To make us believe that thread could perform better than event-based, they points of the two important properties of why thread could do better. For example, in modern servers, the requests from the client are independent, and the code which handles the request is sequential. So, they came up with the experimental by modify the compilers and integrate the complier and runtime system. Moreover, they ran the simulation and analyze the results such that event-based requires too many contexts switches and use too much heap due to the fact that its execution is so dynamically. Therefore, they conclude that the thread avoids this kind of problem and could give us a better in execution time.

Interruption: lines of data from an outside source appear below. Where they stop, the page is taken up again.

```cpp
Knobs read_knobs() {
  Knobs k;
  env_int("HEP_LANES", &k.lanes);
  env_int("HEP_CHAIN_STREAM", &k.chain_stream);
  env_int("HEP_TOWER_COOP", &k.tower_coop);
  if (const char* e = getenv("HEP_MBF_MP")) k.mbf_mp = !strcmp(e, "force") ? 3 : (atoi(e) == 2 ? 2 : (atoi(e) != 0 ? 1 : 0));
  env_int("HEP_XBF_GENERIC", &k.xbf_generic);
  env_int("HEP_STEM_MFMA", &k.stem_mfma);
  if (const char* e = getenv("HEP_SE_MAXMB")) k.se_maxmb = atof(e);
  env_int("HEP_PW_FRAG", &k.pw_frag);
  env_int("HEP_SEP_WLDS", &k.sep_wlds);
  env_int("HEP_PLAN_DEBUG", &k.plan_debug);
#ifdef HEP_ALT
  env_int("HEP_PW_NT2", &k.pw_nt2);
  env_int("HEP_PW_MT2", &k.pw_mt2);
  env_int("HEP_PW_NT3", &k.pw_nt3);
  env_int("HEP_PW_WIDE", &k.pw_wide);
  env_int("HEP_PW_W8", &k.pw_w8);
  env_int("HEP_PW_W8_MINK", &k.pw_w8_mink);
  env_int("HEP_SE_TAIL", &k.se_tail);
  env_int("HEP_XBF", &k.xbf);
  env_int("HEP_XBF_MINH", &k.xbf_minh);
  env_int("HEP_XBF_TPW", &k.xbf_tpw);
  if (const char* e = getenv("HEP_MBF")) k.mbf = !strcmp(e, "all") ? 1 : (!strcmp(e, "none") ? 0 : -1);
  env_int("HEP_MBF_MAXH", &k.mbf_maxh);
  if (const char* e = getenv("HEP_MBF_TS")) k.mbf_ts8 = atoi(e) == 8;
  env_int("HEP_MBF_TS16_MAXH", &k.mbf_ts16_maxh);
  env_int("HEP_MBF_CC", &k.mbf_cc);
  env_int("HEP_MBF_MP_RES", &k.mbf_mp_res);
  env_int("HEP_DWLDS", &k.dwlds);
  env_int("HEP_LATE", &k.late);
  env_int("HEP_LATE_G", &k.late_g);
  env_int("HEP_LATE_XCD", &k.late_xcd);
  env_int("HEP_HEADS_FUSED", &k.heads_fused);
  env_int("HEP_SBF", &k.sbf);
  env_int("HEP_TOWER", &k.tower);
  env_int("HEP_CHAIN", &k.chain);
  env_int("HEP_CHAIN_F32", &k.chain_f32);
  env_int("HEP_CHAIN_WGLOBAL", &k.chain_wglobal);
  env_int("HEP_PWG", &k.pwg);
  env_int("HEP_SEP_TS4_MAXHW", &k.sep_ts4_maxhw);
#endif
  return k;
// ... 4 lines not shown
```

### hmd_ego_pose_amd/csrc/hep_knobs.h

```cpp
#pragma once

namespace hep {

struct Knobs {
  int lanes = 1;
  int chain_stream = -1;
  int tower_coop = -1;
  int mbf_mp = 1;
  int xbf_generic = 0;
  int stem_mfma = -1;
  double se_maxmb = 4.0;
  int pw_frag = 1;
  int sep_wlds = 1;
  int plan_debug = 0;
  int pw_nt2 = 2;
  int pw_mt2 = 1;
  int pw_wide = 0;
  int pw_nt3 = 0;
  int pw_w8 = 1;
  int pw_w8_mink = 512;
  int se_tail = 0;
  int xbf = 1;
  int xbf_minh = 64;
  int xbf_tpw = 0;
  int mbf = -1;
  int mbf_maxh = 32;
  int mbf_ts8 = 0;
  int mbf_ts16_maxh = 32;
  int mbf_cc = 64;
  int mbf_mp_res = 0;
  int dwlds = -1;
  int late = 0;
  int late_g = 3;
  int late_xcd = 0;
  int heads_fused = 0;
  int sbf = 0;
  int tower = 1;
  int chain = 2;
  int chain_f32 = 1;
  int chain_wglobal = 1;
  int pwg = 1;
  int sep_ts4_maxhw = 0;
};

// ... 4 lines not shown
```

### hmd_ego_pose_amd/csrc/hep_model.cpp

```cpp
#include <math.h>
#include <cmath>
#include <stdio.h>
#include <stdlib.h>
#include <string.h>

#include <algorithm>
#include <functional>
#include <map>

#include "hep.h"
#include "hep_host.h"
#include "hep_knobs.h"

namespace hep {

static const double kScaling[8][2] = {{1.0, 1.0}, {1.0, 1.1}, {1.1, 1.2}, {1.2, 1.4}, {1.4, 1.8}, {1.6, 2.2}, {1.8, 2.6}, {2.0, 3.1}};
static const int kBackboneOfPhi[9] = {0, 1, 2, 3, 4, 5, 6, 6, 7};
static const int kFpnWidth[9] = {64, 88, 112, 160, 224, 288, 384, 384, 384};
static const int kFpnRepeats[9] = {3, 4, 5, 6, 7, 7, 8, 8, 8};
static const int kHeadDepth[9] = {3, 3, 3, 4, 4, 4, 5, 5, 5};
static const int kStages[7][6] = {{1, 3, 1, 1, 32, 16}, {2, 3, 2, 6, 16, 24}, {2, 5, 2, 6, 24, 40}, {3, 3, 2, 6, 40, 80},
                                  {3, 5, 1, 6, 80, 112}, {4, 5, 2, 6, 112, 192}, {1, 3, 1, 6, 192, 320}};
static const float kBnEps = 1e-3f;
static const float kFusionEps = 1e-4f;
// ... 172 lines not shown
  if (!g || !b || !m || !v) return false;
  out->scale.resize(c); out->shift.resize(c);
  for (int i = 0; i < c; i++) {
    const float s = g->data[i] / sqrtf(v->data[i] + kBnEps);
    out->scale[i] = s; out->shift[i] = b->data[i] - m->data[i] * s;
  }
  return true;
}

struct Ref { int op; int field; int seg; int idx; size_t woff; int tensor; };
enum { F_STEM_W, F_STEM_B, F_STEM_OUT, F_PW_A, F_PW_W, F_PW_B, F_PW_RES, F_PW_OUT, F_DW_IN, F_DW_W, F_DW_B,
       F_DW_OUT, F_DW_PART, F_DW_WR, F_MBF_IN, F_MBF_WE, F_MBF_BE, F_MBF_WDW, F_MBF_BDW, F_MBF_OUT, F_MBF_PART, F_MBF_WR, F_MBF_WESCALE, F_PW_WSCALE, F_PW_SESCALE, F_SE_HPART, F_SE_SCALE, F_SE_BR, F_SE_WE, F_SE_BE, F_PW_HPART, F_PW_SEBR, F_PW_SEWE, F_PW_SEBE, F_POOL_IN, F_POOL_OUT, F_PWG_A, F_PWG_W, F_PWG_B, F_PWG_OUT,
       F_SEG_SRC, F_SEG_WDW, F_SEG_WPW, F_SEG_BIAS, F_SEG_OUT, F_CH_EXT_SRC, F_CH_EXT_STORE, F_CH_NODE_OUT, F_CH_WBLOB,
       F_SBF_WS, F_SBF_BS, F_SBF_WDW, F_SBF_BDW, F_SBF_STEM, F_SBF_OUT, F_SBF_PART, F_SBF_WR,
       F_XBF_IN, F_XBF_HPART, F_XBF_SEBR, F_XBF_SEWE, F_XBF_SEBE, F_XBF_BLOB, F_XBF_RES, F_XBF_MID, F_XBF_OUT, F_XBF_PART, F_XBF_WR,
       F_MBFT_SCALE, F_MBFT_BR, F_MBFT_WE, F_MBFT_BE, F_LATE_IN, F_LATE_BLOB, F_LATE_DS, F_LATE_RES, F_LATE_OUT, F_LATE_HPART, F_HEADS_FEAT, F_HEADS_BLOB, F_HEADS_OUT };

struct Planner {
  Session* s; const Pack& pk; std::string* err; WBuilder wb; bool ok = true;
  std::vector<Ref> refs;
  int ntails = 0;
  const Knobs kn;
  Planner(Session* s_, const Pack& p, std::string* e) : s(s_), pk(p), err(e), kn(s_->knobs) { wb.dtype = s_->dtype; }

  int tensor(const std::string& name, int H, int W, int C, bool f32 = false) {
    TensorDesc t; t.name = name; t.H = H; t.W = W; t.C = C; t.f32 = f32;
    t.bytes_per_image = (size_t)H * W * C * (f32 ? 4 : s->esize());
    s->tensors.push_back(t);
    s->tensor_by_name[name] = (int)s->tensors.size() - 1;
    return (int)s->tensors.size() - 1;
  }
// ... 355 lines not shown
    }
    if (boundary) {
    } else if (CC) {
      if (!b.expand) CC = std::min(CC, b.cexp);
      nblk = ((Ho + ts - 1) / ts) * ((Wo + ts - 1) / ts) * ((b.cexp + CC - 1) / CC);
      snprintf(nm, sizeof nm, "b%d.se_hpart", i);
      part_t = tensor(nm, 1, nblk, sqp, true);
      snprintf(nm, sizeof nm, "b%d.front", i);
      const int op = new_op(OP_MBF, nm);
      Op& o = s->ops[op];
      MbfArgs& m = o.mbf; memset(&m, 0, sizeof m);
      m.H = Hin; m.W = Win; m.Cin = b.cin; m.Cexp = b.cexp; m.Ho = Ho; m.Wo = Wo; m.k = b.k; m.s = b.stride;
      m.pad_t = pt; m.pad_l = pl; m.has_expand = b.expand; m.bf16 = s->dtype; m.CC = CC; m.sq = b.se; m.sqp = sqp; m.ts = ts;
      m.npass = npass; m.kp = kp;
      m.mp_resident = npass > 1 && mbf_mp_resident(b.cin, CC, max_in, ts) && kn.mbf_mp_res != 0;
      mbf_lds_layout(b.cin, CC, b.k, b.stride, s->dtype, b.expand, max_in, ts, &m, kp);
      wref(op, F_MBF_WR, wr_off);
      if (b.expand) {
        const PackTensor* w = get(p + "._expand_conv.conv.weight", {b.cexp, b.cin, 1, 1});
        BnFold bn0; if (!fold_bn(pk, p + "._bn0", b.cexp, &bn0, err)) ok = false;
        if (!ok) return -1;
        const int rows = (b.cexp + 15) / 16 * 16;
        std::vector<float> wf((size_t)rows * b.cin, 0.f);
        for (int n = 0; n < b.cexp; n++) for (int k = 0; k < b.cin; k++) wf[(size_t)n * b.cin + k] = w->data[(size_t)n * b.cin + k] * bn0.scale[n];
        if (s->dtype == 2) {
          std::vector<float> sc;
          wref(op, F_MBF_WE, wb.put_fp8(wf, rows, b.cin, (b.cin + 15) & ~15, &sc)); wref(op, F_MBF_WESCALE, wb.put_f32(sc));
          m.fp8 = 1; m.a_scale = 1.f;
        } else wref(op, F_MBF_WE, wb.put_typed(wf));
        wref(op, F_MBF_BE, wb.put_f32(bn0.shift));
      }
// ... 878 lines not shown
      else if (r.tensor <= -2) { const int k = -(r.tensor + 2); ptr = s->d_out[k] + (size_t)lane * s->lane_batch * s->num_anchors * s->out_k(k); }
      else ptr = s->d_weights + r.woff;
      switch (r.field) {
        case F_STEM_W: o.stem.w = (const float*)ptr; break;
        case F_STEM_B: o.stem.bias = (const float*)ptr; break;
        case F_STEM_OUT: o.stem.out = ptr; break;
        case F_PW_A: o.pw.A = ptr; break;
        case F_PW_W: o.pw.W = ptr; break;
        case F_PW_B: o.pw.bias = (const float*)ptr; break;
        case F_PW_HPART: o.pw.hpart = (const float*)ptr; break;
        case F_PW_SEBR: o.pw.se_br = (const float*)ptr; break;
        case F_PW_SEWE: o.pw.se_we = ptr; break;
        case F_PW_SEBE: o.pw.se_be = (const float*)ptr; break;
        case F_PW_RES: o.pw.res = ptr; break;
        case F_PW_OUT: o.pw.out = ptr; break;
        case F_DW_IN: o.dw.in = ptr; break;
        case F_DW_W: o.dw.w = (const float*)ptr; break;
        case F_DW_B: o.dw.bias = (const float*)ptr; break;
        case F_DW_OUT: o.dw.out = ptr; break;
        case F_DW_PART: o.dw.hpart = (float*)ptr; break;
        case F_DW_WR: o.dw.se_wr = (const float*)ptr; break;
        case F_MBF_IN: o.mbf.in = ptr; break;
        case F_MBF_WE: o.mbf.we = ptr; break;
        case F_MBF_BE: o.mbf.be = (const float*)ptr; break;
        case F_MBF_WDW: o.mbf.wdw = (const float*)ptr; break;
        case F_MBF_BDW: o.mbf.bdw = (const float*)ptr; break;
        case F_MBF_OUT: o.mbf.out = ptr; break;
        case F_MBF_PART: o.mbf.hpart = (float*)ptr; o.mbf.tail.hpart = (const float*)ptr; break;
        case F_MBFT_SCALE: o.mbf.tail.scale = (float*)ptr; break;
        case F_MBFT_BR: o.mbf.tail.br = (const float*)ptr; break;
        case F_MBFT_WE: o.mbf.tail.we = ptr; break;
        case F_MBFT_BE: o.mbf.tail.be = (const float*)ptr; break;
        case F_MBF_WR: o.mbf.se_wr = (const float*)ptr; break;
        case F_MBF_WESCALE: o.mbf.we_scale = (const float*)ptr; break;
        case F_PW_WSCALE: o.pw.wscale = (const float*)ptr; break;
        case F_PW_SESCALE: o.pw.se_scale = (const float*)ptr; break;
        case F_SE_HPART: o.se.hpart = (const float*)ptr; break;
// ... 84 lines not shown
```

In my opinion, I think the deficiency is that they haven’t done enough experiments with other cases such as they could test on other operating systems, or by using other benchmark suits to test on various inputs before they conclude that the simple thread programming perform better than the event-based one. However, thread versus message passing is an interesting topic, but in term of practicing in real world applications, it would cost so much time and afford to modify or integrate the complier and runtime like they mentions in the paper. Finally, what if their future results show a big advantages of thread and huge different in term of performance between them, but in reality many programmers still don’t quite understand how the thread really work, so are we going to achieve the utilization of the computer resource we have? I would rate the significance of this paper 3/5 because of the lack of evidences in term of real-application and the lack of references from others research which support the author’s arguments.